(Exercise requirements):
Transcribe the lines from the start of the data below through the line with "bool prof = false;", word for word and nothing more.

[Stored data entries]
────────────────────────────────────────

@@ -206,11 +206,22 @@
     std::vector<char> pack_k_on, pack_v_on;
     int pack_min_work = 512;
     int fuse_qkv_max = 2560;
+    int attn_row = 1;
+    int n_cus = 0;
     int pf_mfma_pages = 0;
     bool prof = false;
     std::vector<std::pair<hipEvent_t, hipEvent_t>> ev[PROF_N];
     int64_t prof_bytes[PROF_N] = {0, 0, 0, 0};
 };
+
+static inline bool attn_row_auto(int rows, int nkv, int pages_bound, int n_cus) {
+    (void)pages_bound;
+    return n_cus > 0 && rows * nkv >= n_cus;
+}
+static inline bool attn_row_shape(const MttsEngine* e, int pages_bound) {
+    if (e->attn_row == 0 || e->f32) return false;
+    return e->attn_row == 2 || attn_row_auto(e->B, e->nkv, pages_bound, e->n_cus);
+}
 
 static inline KvPack layer_pack(MttsEngine* e, int n, int pages_bound) {
     KvPack pk{nullptr, nullptr};
diff --git a/moss-ttsd_amd/csrc/engine.hip b/moss-ttsd_amd/csrc/engine.hip
--- a/moss-ttsd_amd/csrc/engine.hip
+++ b/moss-ttsd_amd/csrc/engine.hip
@@ -179,6 +179,12 @@
     if (const char* g = getenv("MTTS_KV_PACK")) e->kv_pack = atoi(g);
     if (const char* g = getenv("MTTS_KV_PACK_MIN")) e->pack_min_work = atoi(g);
     if (const char* g = getenv("MTTS_PREFILL_MFMA_PAGES")) e->pf_mfma_pages = atoi(g);
+    if (const char* g = getenv("MTTS_ATTN_ROW")) e->attn_row = std::min(std::max(atoi(g), 0), 2);
+    HIPCHK(hipDeviceGetAttribute(&e->n_cus, hipDeviceAttributeMultiprocessorCount, device));
+    if (e->attn_row && attn_row_prepare()) {
+        if (e->attn_row == 2) return fail(MTTS_EINVAL, "attn_row_kernel: the dynamic LDS limit could not be raised");
+        e->attn_row = 0;
+    }
     if (const char* g = getenv("MTTS_SMALL_ROWS")) e->small_rows = std::min(std::max(atoi(g), 0), SMALL_RP);
     e->gemm_depth = gemm_depth_env();
     e->H = c->hidden_size; e->I = c->intermediate_size; e->L = c->num_hidden_layers;
@@ -447,6 +453,17 @@
     uint16_t* vc = (uint16_t*)e->vcache + e->layer_stride * n;
     const QkvFuse fz{e->partial, ks_qkv, e->qkv_rows, (const uint16_t*)l.qn, (const uint16_t*)l.kn, e->rope_cos, e->rope_sin, eps};
     const KvPack pk = layer_pack(e, n, pages_bound);
+    const KvPack* pkp = (sealed && (pk.k || pk.v)) ? &pk : nullptr;
+    if (!prefill && sealed && nphases == 3 && attn_row_shape(e, pages_bound) && attn_row_fits(e->nq / e->nkv, &fz, pkp, pages_bound)) {
+        hipEvent_t ev = nullptr;
+        prof_begin(e, PROF_SCORES, st, &ev);
+        if (const int rc = launch_attn(e->qbuf, kc, vc, e->d_page_table, d_meta, e->scores, e->stats, e->opart, e->attn_p, R, pages_bound,
+                                       e->max_pages, e->total_pages, e->nchunks_max, e->nq, e->nkv, scale, &fz, ATTN_ROW, st, pkp))
+            return fail(MTTS_EINVAL, rc == -2 ? "the whole-row attention kernel does not take this launch" : "attention group size not built");
+        prof_end(e, st, ev);
+        if (e->prof) e->prof_bytes[PROF_SCORES] += 2 * kv_tokens_hint * e->nkv * MTTS_HD * 2;
+        return 0;
+    }
     if (!fused)
         launch_qkv_post(e->partial, ks_qkv, e->qkv_rows, d_meta, l.qn, l.kn, e->rope_cos, e->rope_sin, e->qbuf,
                         kc, vc, e->d_page_table, e->max_pages, e->total_pages, R, e->nq, e->nkv, eps, st);
@@ -455,7 +472,7 @@
         if (i < 2) prof_begin(e, i == 0 ? PROF_SCORES : PROF_PV, st, &ev);
         if (launch_attn(e->qbuf, kc, vc, e->d_page_table, d_meta, e->scores, e->stats, e->opart, e->attn_p, R,
                         pages_bound, e->max_pages, e->total_pages, e->nchunks_max, e->nq, e->nkv, scale,
-                        fused ? &fz : nullptr, (prefill ? prefill_ph : decode_ph)[i], st, (sealed && (pk.k || pk.v)) ? &pk : nullptr))
+                        fused ? &fz : nullptr, (prefill ? prefill_ph : decode_ph)[i], st, pkp))
             return fail(MTTS_EINVAL, "attention group size not built");
         if (i < 2) prof_end(e, st, ev);
     }
@@ -788,9 +805,9 @@
 }
 
 static int step_graph(MttsEngine* e, int pages, hipGraphExec_t* out) {
-    const int forced = e->has_forced ? 1 : 0;
+    const int forced = e->has_forced ? 1 : 0, row = attn_row_shape(e, pages) ? 1 : 0;
     for (auto& g : e->graphs)
-        if (g.B == e->B && g.pages == pages && g.forced == forced && g.ch0 == e->ch0_sampled && g.scores == e->scores_on) {
+        if (g.B == e->B && g.pages == pages && g.forced == forced && g.ch0 == e->ch0_sampled && g.scores == e->scores_on && g.row == row) {
             *out = g.exec;
             return MTTS_OK;
         }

────────────────────────────────────────

(Solved exercise):
@@ -206,11 +206,22 @@
     std::vector<char> pack_k_on, pack_v_on;
     int pack_min_work = 512;
     int fuse_qkv_max = 2560;
+    int attn_row = 1;
+    int n_cus = 0;
     int pf_mfma_pages = 0;
     bool prof = false;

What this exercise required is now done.